Development of bronchopneumonia is associated with the extension of the inflammatory process from the bronchi and bronchioles to the pulmonary tissue (hence another name of bronchopneumonia - catarrhal pneumonia, which reflects the transition of inflammation and infection with the mucous secretion from the inflamed bronchi into the alveoli). Infection gets inside the pulmonary tissue via the bronchi, and more frequently peribronchially, i.e. by lymph ducts and interalveolar septa. Local atelectasis that occurs in obstruction of the bronchus by a "mucopurulent plug" is important in the pathogenesis of bronchopneumonia. Obstruction of bronchial patency can be caused by a sudden bronchospasm and edema of the bronchial mucosa, inflammation (bronchitis), etc. Recently bronchopneumonia occurs mostly in children and the aged, usually during cold seasons (spring, autumn, winter).
Clinical features
The onset of the disease is usually overlooked because the often develops against the background of bronchitis or catarrh of the up air airways. But if a patient with clinical signs of acute bronchitis develops high temperature and has symptoms of a more severe disease, he should be considered to have bronchopneumonia.
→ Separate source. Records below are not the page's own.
int smsut_conv2d_mfma_cat_supported(int N, int H, int W, int Kdim, int Ndim);
int smsut_conv2d_fwd_mfma_stats_cat(const float* xa, const float* xb, const float* w, float* y, float* stats, int N, int H,
                                    int W, int Kdim, int Ndim, void* stream);
int smsut_conv2d_fwd_sc_supported(int N, int H, int W, int Kdim, int Ndim, int cat);
int smsut_conv2d_fwd_mfma_stats_sc(const float* x, const float* xb , const float* w, const float* wsc, float* y,
                                   float* ysc, float* stats, float* stats_sc, int N, int H, int W, int Kdim, int Ndim,
                                   void* stream);
int smsut_conv2d_fwd_sc_f16_supported(int N, int H, int W, int Kdim, int Ndim, int cat);
int smsut_conv2d_fwd_mfma_stats_sc_f16(const float* x, const float* xb, const float* w, const float* wsc, float* y, float* ysc,
                                       float* stats, float* stats_sc, int N, int H, int W, int Kdim, int Ndim, void* stream);
int smsut_conv2d_dgrad_sc_supported(int N, int H, int W, int Cout, int Cin, int split);
int smsut_conv2d_dgrad_mfma_sc(const float* gy, const float* gs, const float* w, const float* wsc, float* gxa,
                               float* gxb , int split, int N, int H, int W, int Cout, int Cin, void* stream);
int smsut_conv2d_wgrad_sc_supported(int N, int H, int W, int Cin, int Cout);
int64_t smsut_conv2d_wgrad_sc_ws(int N, int H, int W, int Cin, int Cout);
int smsut_conv2d_wgrad_mfma_sc(const float* xa, const float* xb , int ca, const float* gy, const float* gs,
                               float* gw10, float* workspace, int N, int H, int W, int Cin, int Cout, void* stream);
int smsut_conv2d_wgrad_mfma_cat(const float* xa, const float* xb, int ca, const float* gy, float* gw, float* workspace,
                                int N, int H, int W, int Cin, int Cout, int KS, void* stream);
int smsut_conv2d_fwd_mfma_stats_sc_fin(const float* x, const float* xb , const float* w, const float* wsc, float* y,
                                       float* ysc, float* stats, float* stats_sc, int* tickets, float* mean, float* rstd,
                                       float* mean_sc, float* rstd_sc, float eps, int N, int H, int W, int Kdim, int Ndim,
                                       const float* wu , void* stream);
int smsut_conv2d_fwd_mfma_stats_inaff_fin(const float* x, const float* w, float* y, float* stats, const float* mean,
                                          const float* rstd, const float* gamma, const float* beta, float slope, int* tickets,
                                          float* mean_out, float* rstd_out, float eps, int N, int H, int W, int Kdim, int Ndim,
                                          const float* wu , void* stream);
int smsut_conv2d_dgrad_mfma_bwdstats_fin(const float* gy, const float* w, float* gz, float* stats, const float* y1,
                                         const float* mean, const float* rstd, const float* gamma, const float* beta, float slope,
                                         int* tickets, float* a_mean, float* b_mean, int N, int H, int W, int Kdim, int Ndim,
                                         const float* wu , void* stream);
int smsut_conv2d_wgrad_pair_supported(int NA, int NB, int H, int W, int Cin, int Cout, int cat, int aff, int sc);
int64_t smsut_conv2d_wgrad_pair_ws(int NA, int NB, int H, int W, int Cin, int Cout, int cat, int aff, int sc);
int smsut_conv2d_wgrad_pair(const float* xA, const float* x2A , const float* gyA, const float* gsA ,
                            const float* meanA , const float* rstdA , int NA, const float* xB,
                            const float* x2B , const float* gyB, const float* gsB ,
                            const float* meanB , const float* rstdB , int NB, int ca,
                            const float* gamma , const float* beta , float slope, float* gw, float* workspace,
                            int H, int W, int Cin, int Cout, void* stream);
int smsut_conv2d_wgrad_pair_slabs(const float* xA, const float* gyA, const float* meanA , const float* rstdA ,
                                  int NA, const float* xB, const float* gyB, const float* meanB ,
                                  const float* rstdB , int NB, const float* gamma , const float* beta ,
                                  float slope, float* workspace, int H, int W, int Cin, int Cout, void* stream);
int smsut_conv1x1_fwd_cat(const float* xa, const float* xb, int ca, const float* w, float* y, float* stats ,
                          int N, int HW, int Kdim, int Ndim, void* stream);
int smsut_conv1x1_wgrad_cat(const float* xa, const float* xb, int ca, const float* gy, float* gw, float* workspace, int N,
                            int HW, int Cin, int Cout, void* stream);

int smsut_conv2d_mfma_split_supported(int N, int H, int W, int Kdim, int Ndim, int split);
int smsut_conv2d_fwd_mfma_split(const float* x, const float* w, float* ya, float* yb, int split, int N, int H, int W,
                                int Kdim, int Ndim, int transposed, void* stream);
int smsut_conv1x1_fwd_split(const float* x, const float* w, float* ya, float* yb, int split, int N, int HW, int Kdim,
                            int Ndim, int transposed, void* stream);

int smsut_conv2d_f16_supported(int KS, int Kdim, int Ndim);
int smsut_conv2d_fwd_mfma_f16(const float* x, const float* w, float* y, const float* gsc , int N, int H, int W,
                              int Kdim, int Ndim, int KS, int transposed, void* stream);
int smsut_conv2d_fwd_mfma_stats_f16(const float* x, const float* w, float* y, float* stats, int N, int H, int W, int Kdim,
                                    int Ndim, int KS, void* stream);
int smsut_conv2d_fwd_mfma_stats_cat_f16(const float* xa, const float* xb, const float* w, float* y, float* stats, int N, int H,
                                        int W, int Kdim, int Ndim, void* stream);
int smsut_conv2d_fwd_mfma_split_f16(const float* x, const float* w, float* ya, float* yb, const float* gsc ,
                                    int split, int N, int H, int W, int Kdim, int Ndim, int transposed, void* stream);
int smsut_conv2d_f16_hs_supported(int N, int H, int W, int Kdim, int Ndim, int cat);
int smsut_conv2d_fwd_mfma_stats_f16_hs(const float* x, const float* xb , const float* w, void* y16, float* stats, int N,
                                       int H, int W, int Kdim, int Ndim, void* stream);
int smsut_conv2d_fwd_mfma_stats_f16_hsx(const void* x16, const float* w, void* y16, float* stats, int N, int H, int W, int Kdim,
                                        int Ndim, void* stream);
int smsut_conv2d_fwd_mfma_stats_inaff_f16_hsx(const void* y1_16, const float* w, void* y16, float* stats, const float* mean,
                                              const float* rstd, const float* gamma, const float* beta, float slope, int N, int H,
                                              int W, int Kdim, int Ndim, void* stream);
int smsut_conv2d_fwd_mfma_stats_sc_f16_hs(const float* x, const float* xb , const float* w, const float* wsc, void* y16,
                                          void* ysc16, float* stats, float* stats_sc, int N, int H, int W, int Kdim, int Ndim,
                                          void* stream);
int smsut_conv2d_dgrad_mfma_bwdstats_f16_hs(const float* gy, const float* w, float* gz, float* stats, const void* y1_16,
                                            const float* mean, const float* rstd, const float* gamma, const float* beta,
                                            const float* gsc , float slope, int N, int H, int W, int Kdim, int Ndim,
                                            void* stream);
int smsut_conv2d_dgrad_sc_f16_supported(int N, int H, int W, int Cout, int Cin, int split);
int smsut_conv2d_dgrad_mfma_sc_f16(const float* gy, const float* gs, const float* w, const float* wsc, float* gxa,
                                   float* gxb , const float* gsc, int split, int N, int H, int W, int Cout, int Cin,
                                   void* stream);
int smsut_conv2d_dgrad_mfma_bwdstats_f16(const float* gy, const float* w, float* gz, float* stats, const float* y1,
                                         const float* mean, const float* rstd, const float* gamma, const float* beta,
                                         const float* gsc , float slope, int N, int H, int W, int Kdim, int Ndim,
                                         void* stream);
int smsut_conv2d_wgrad_f16_supported(int N, int H, int W, int Cin, int Cout);
int64_t smsut_conv2d_wgrad_f16_ws(int N, int H, int W, int Cin, int Cout);
int smsut_conv2d_wgrad_f16(const float* x, const float* x2 , int ca, const float* gy, float* gw, float* workspace,
                           const float* gsc , int N, int H, int W, int Cin, int Cout, void* stream);
int smsut_conv2d_wgrad_f16_xh(const void* x16, const float* gy, float* gw, float* workspace, const float* gsc , int N,
                              int H, int W, int Cin, int Cout, void* stream);
int smsut_conv2d_wgrad_f16_xh_inaff(const void* y1_16, const float* gy, float* gw, float* workspace, const float* gsc ,
                                    const float* mean, const float* rstd, const float* gamma, const float* beta, float slope, int N,
                                    int H, int W, int Cin, int Cout, void* stream);
int smsut_conv2d_wgrad_sc_f16_supported(int N, int H, int W, int Cin, int Cout);
int64_t smsut_conv2d_wgrad_sc_f16_ws(int N, int H, int W, int Cin, int Cout);
int smsut_conv2d_wgrad_sc_f16(const float* x, const float* x2 , int ca, const float* gy, const float* gs, float* gw10,
                              float* workspace, const float* gsc, int N, int H, int W, int Cin, int Cout, void* stream);
int64_t smsut_absmax_scale_ws(int64_t n);
int smsut_absmax_scale(const float* x, int64_t n, float* out2, float* workspace, void* stream);
int smsut_absmax_scale2(const float* x, int64_t n, const float* x2, int64_t n2, float* out2, float* workspace, void* stream);
int smsut_absmax_finish(const float* amax, int n, float* out2, void* stream);

int smsut_conv2d_k4_supported(int Cin, int Cout);
int smsut_conv2d_k4_fwd(const float* x, const float* w, float* y, int N, int H, int W, int Cin, int Cout, int transposed,
                        void* stream);
int64_t smsut_conv2d_k4_wgrad_ws(int N, int H, int W, int Cin, int Cout);
int smsut_conv2d_k4_wgrad(const float* x, const float* gy, float* gw, float* workspace, int N, int H, int W, int Cin, int Cout,
                          void* stream);

int smsut_conv1x1_thin_supported(int Cin, int Cout);
int smsut_conv1x1_thin_dgrad(const float* gy, const float* w, float* gx, int N, int HW, int Cin, int Cout, void* stream);
int64_t smsut_conv1x1_thin_wgrad_ws(int Cin);
int smsut_conv1x1_thin_wgrad(const float* x, const float* gy, float* gw, float* workspace, int N, int HW, int Cin,
                             int Cout, void* stream);
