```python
class Sequential(nn.Sequential):

    def forward(self, x):
        if isinstance(x, (tuple, list)):
            a = (ops.to_nhwc(x[0]), *x[1:])
            y = self._nhwc(a)
            return (ops.to_nchw(y[0]), *y[1:])
        return ops.to_nchw(self._nhwc(ops.to_nhwc(x)))

    def _nhwc(self, a, residual=None):
        mods = list(self)
        i, n = 0, len(mods)
        while i < n:
            m = mods[i]
            if isinstance(m, Conv2d):
                kw = {}
                j = i + 1
                if j < n and _is_act(mods[j]):
                    kw.update(_act_args(mods[j]))
                    j += 1
                shuffle_after = False
                if j < n and isinstance(mods[j], nn.PixelShuffle):
                    if mods[j].upscale_factor != 2:
                        raise NotImplementedError("PixelShuffle: only upscale_factor=2 is on the hot path")
                    if (m.out_channels // 4) % 16 == 0:
                        kw["out_mode"] = RC_OUT_PIXEL_SHUFFLE2
                    else:
                        shuffle_after = True
                    j += 1
                if (j < n and isinstance(mods[j], DWTForward) and "out_mode" not in kw and not shuffle_after and
                        ops.conv_dwt_ok(a, m, mods[j], kw.get("act"), kw.get("slope", 0.0))):
                    kw["out_mode"] = ops.RC_OUT_NHWC_DWT
                    j += 1
                if j == n and residual is not None and kw.get("out_mode", RC_OUT_NHWC) == RC_OUT_NHWC and not shuffle_after:
                    kw["residual"], residual = residual, None
                a = m._nhwc(a, **kw)
                if shuffle_after:
                    a = ops.pixel_shuffle2(a)
                i = j
                continue
            if isinstance(m, RCAGroup) and i + 1 < n and isinstance(mods[i + 1], DWTForward) and not isinstance(a, (tuple, list)):
                a = m._nhwc(a, dwt=mods[i + 1])
                i += 2
                continue
            if isinstance(m, (nn.Dropout, nn.Identity)):
                i += 1
                continue
            if not hasattr(m, "_nhwc"):
                raise NotImplementedError(f"{type(m).__name__} has no HIP implementation on this path")
            a = m._nhwc(a)
            i += 1
        if residual is not None:
            raise NotImplementedError("trailing residual could not be fused (sequence does not end in a conv)")
        return a


def seq(*args):
    if len(args) == 1:
        args = args[0]
    if isinstance(args, nn.Module):
        return args
    if isinstance(args, OrderedDict):
        return Sequential(OrderedDict((k, seq(v)) for k, v in args.items()))
    assert isinstance(args, (list, tuple))
    return Sequential(*[seq(i) for i in args])


_UNSUPPORTED = "XTBIiSP34UuMA"


def conv(in_channels=64, out_channels=64, kernel_size=3, stride=1, padding=1, output_padding=0, dilation=1,
         groups=1, bias=True, padding_mode='zeros', mode='CBR'):
    L = []
    for t in mode:
        if t == 'C':
            L.append(Conv2d(in_channels=in_channels, out_channels=out_channels, kernel_size=kernel_size,
                            stride=stride, padding=padding, dilation=dilation, groups=groups, bias=bias,
                            padding_mode=padding_mode))
        elif t == 'R':
            L.append(nn.ReLU(inplace=True))
        elif t == 'r':
            L.append(nn.ReLU(inplace=False))
        elif t == 'L':
            L.append(nn.LeakyReLU(negative_slope=1e-1, inplace=True))
        elif t == 'l':
            L.append(nn.LeakyReLU(negative_slope=1e-1, inplace=False))
        elif t == '2':
            L.append(nn.PixelShuffle(upscale_factor=2))
        elif t in _UNSUPPORTED:
            raise NotImplementedError(f"conv mode '{t}' is not on the RAW->sRGB hot path (SURVEY.md section 8); no HIP kernel")
        else:
            raise NotImplementedError('Undefined type: {}'.format(t))
    return seq(*L)


_HAAR = [[[[0.5, 0.5], [0.5, 0.5]]],
         [[[0.5, 0.5], [-0.5, -0.5]]],
         [[[0.5, -0.5], [0.5, -0.5]]],
         [[[0.5, -0.5], [-0.5, 0.5]]]]


class DWTForward(nn.Conv2d):

    def __init__(self, in_channels=64):
        super().__init__(in_channels, in_channels * 4, 2, 2, groups=in_channels, bias=False)
        w = torch.tensor(_HAAR, dtype=torch.get_default_dtype()).repeat(in_channels, 1, 1, 1)
        self.weight.data.copy_(w)
        self.requires_grad_(False)

    def forward(self, x):
        return ops.to_nchw(self._nhwc(ops.to_nhwc(x)))

    def _nhwc(self, a):
        return ops.dwt_forward(a, self)


class DWTInverse(nn.ConvTranspose2d):

    def __init__(self, in_channels=64):
        super().__init__(in_channels, in_channels // 4, 2, 2, groups=in_channels // 4, bias=False)
        w = torch.tensor(_HAAR, dtype=torch.get_default_dtype()).repeat(in_channels // 4, 1, 1, 1)
        self.weight.data.copy_(w)
        self.requires_grad_(False)

    def forward(self, x, output_size=None):
        return ops.to_nchw(self._nhwc(ops.to_nhwc(x)))

    def _nhwc(self, a):
        return ops.dwt_inverse(a, self)


class DWTForward_(nn.Module):

    def __init__(self):
        super().__init__()
        ll, lh, hl, hh = [[0.5, 0.5], [0.5, 0.5]], [[-0.5, -0.5], [0.5, 0.5]], [[-0.5, 0.5], [-0.5, 0.5]], [[0.5, -0.5], [-0.5, 0.5]]
# ... 141 lines not shown
```

### realcamnet_amd/ops.py

```python
from __future__ import annotations

import ctypes as C
import math
from typing import Optional, Tuple

import numpy as np
import os
import torch
from torch._subclasses.fake_tensor import FakeTensor

from . import _lib
from . import torch_ops as _T
from ._lib import (RC_ACT_GELU, RC_ACT_LEAKY, RC_ACT_NONE, RC_ACT_RELU, RC_ACT_RELU_POST, RC_BF16, RC_F16, RC_F32, RC_OUT_NCHW, RC_OUT_NHWC, RC_OUT_NHWC_DWT,
                   RC_OUT_PIXEL_SHUFFLE2, RC_OUT_PIXEL_SHUFFLE2_NCHW, ConvDesc, ConvPairDesc, check)

_DT = {torch.float32: RC_F32, torch.bfloat16: RC_BF16, torch.float16: RC_F16}
_HALF = (torch.bfloat16, torch.float16)
_R = torch.ops.realcam


def _opt(t: torch.Tensor) -> Optional[torch.Tensor]:
    return t if t.numel() else None

FUSE_GATE = True


def lib():
    return _lib.load()


def _dt(t: torch.Tensor) -> int:
    try:
        return _DT[t.dtype]
    except KeyError:
        raise TypeError(f"realcamnet_amd: unsupported dtype {t.dtype} (fp32 / bf16 / fp16)") from None


def require_dtype(t: torch.Tensor, allowed, what: str) -> None:
    if t.dtype not in allowed:
        names = " / ".join({torch.float32: "fp32", torch.bfloat16: "bf16", torch.float16: "fp16"}.get(d, str(d)) for d in allowed)
        raise TypeError(f"realcamnet_amd: {what} supports {names} only, got {t.dtype}")


def _req(t: torch.Tensor, name: str) -> torch.Tensor:
    if not isinstance(t, torch.Tensor):
        raise TypeError(f"{name}: expected a tensor")
    if not t.is_cuda:
        raise RuntimeError(f"{name}: tensor is on {t.device}; the HIP path has no CPU fallback "
                           "(use oracle/ for CPU reference results)")
    return t if t.is_contiguous() else t.contiguous()
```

The most typical signs of bronchopneumonia are cough, fever and dyspnea. If the inflammatory focus at the periphery of the lung and the inflammation involves the pleura pain in the chest during coughing and deep breathing may occur. Fever may persist for various terms in bronchopneumonia. Usually fever is remittent and irregular. The temperature is often subfebrile or it may even be normal in the middle-aged or old patients.
Objective examination can sometimes reveal moderate hyperemia of face and cyanosis of the lips. Respiration accelerates to 25-30 per min; respiratory lagging of the affected side of the chest may be observed. Percussion and auscultation may prove ineffective if the inflammatory foci are small and deeply located. In the presence of a large focus, especially if it is located at the periphery of the lung tissue, and also in confluent pneumonia, the percussion sounds lose resonance (or become completely full), and auscultation reveals vesiculobronchial or bronchial breathing. Vocal fremitus and bronchophony are characteristic of such cases. Dry and moist rales are frequent, but consonating moist rales and crepitation that are heard over a limited part of the chest are especially informative.
Additional methods of examination
Clinical blood analysis: leukocytosis, neutrophilia, shift of leukocyte formula to the left, accelerated ESR.
Sputum analysis: in focal pneumonia the sputum is mucopurulant, tenacious or tenacious thick consistency, glass-like with yellow traces color, odorless. In microscopic study are revealed a lot of columns ciliated epithelium, leucocytes, alveolar macrophages.
X-ray examination: in focal pneumonia- the signs of focal pulmonary tissue consolidation (darkening limited by the lung's segment).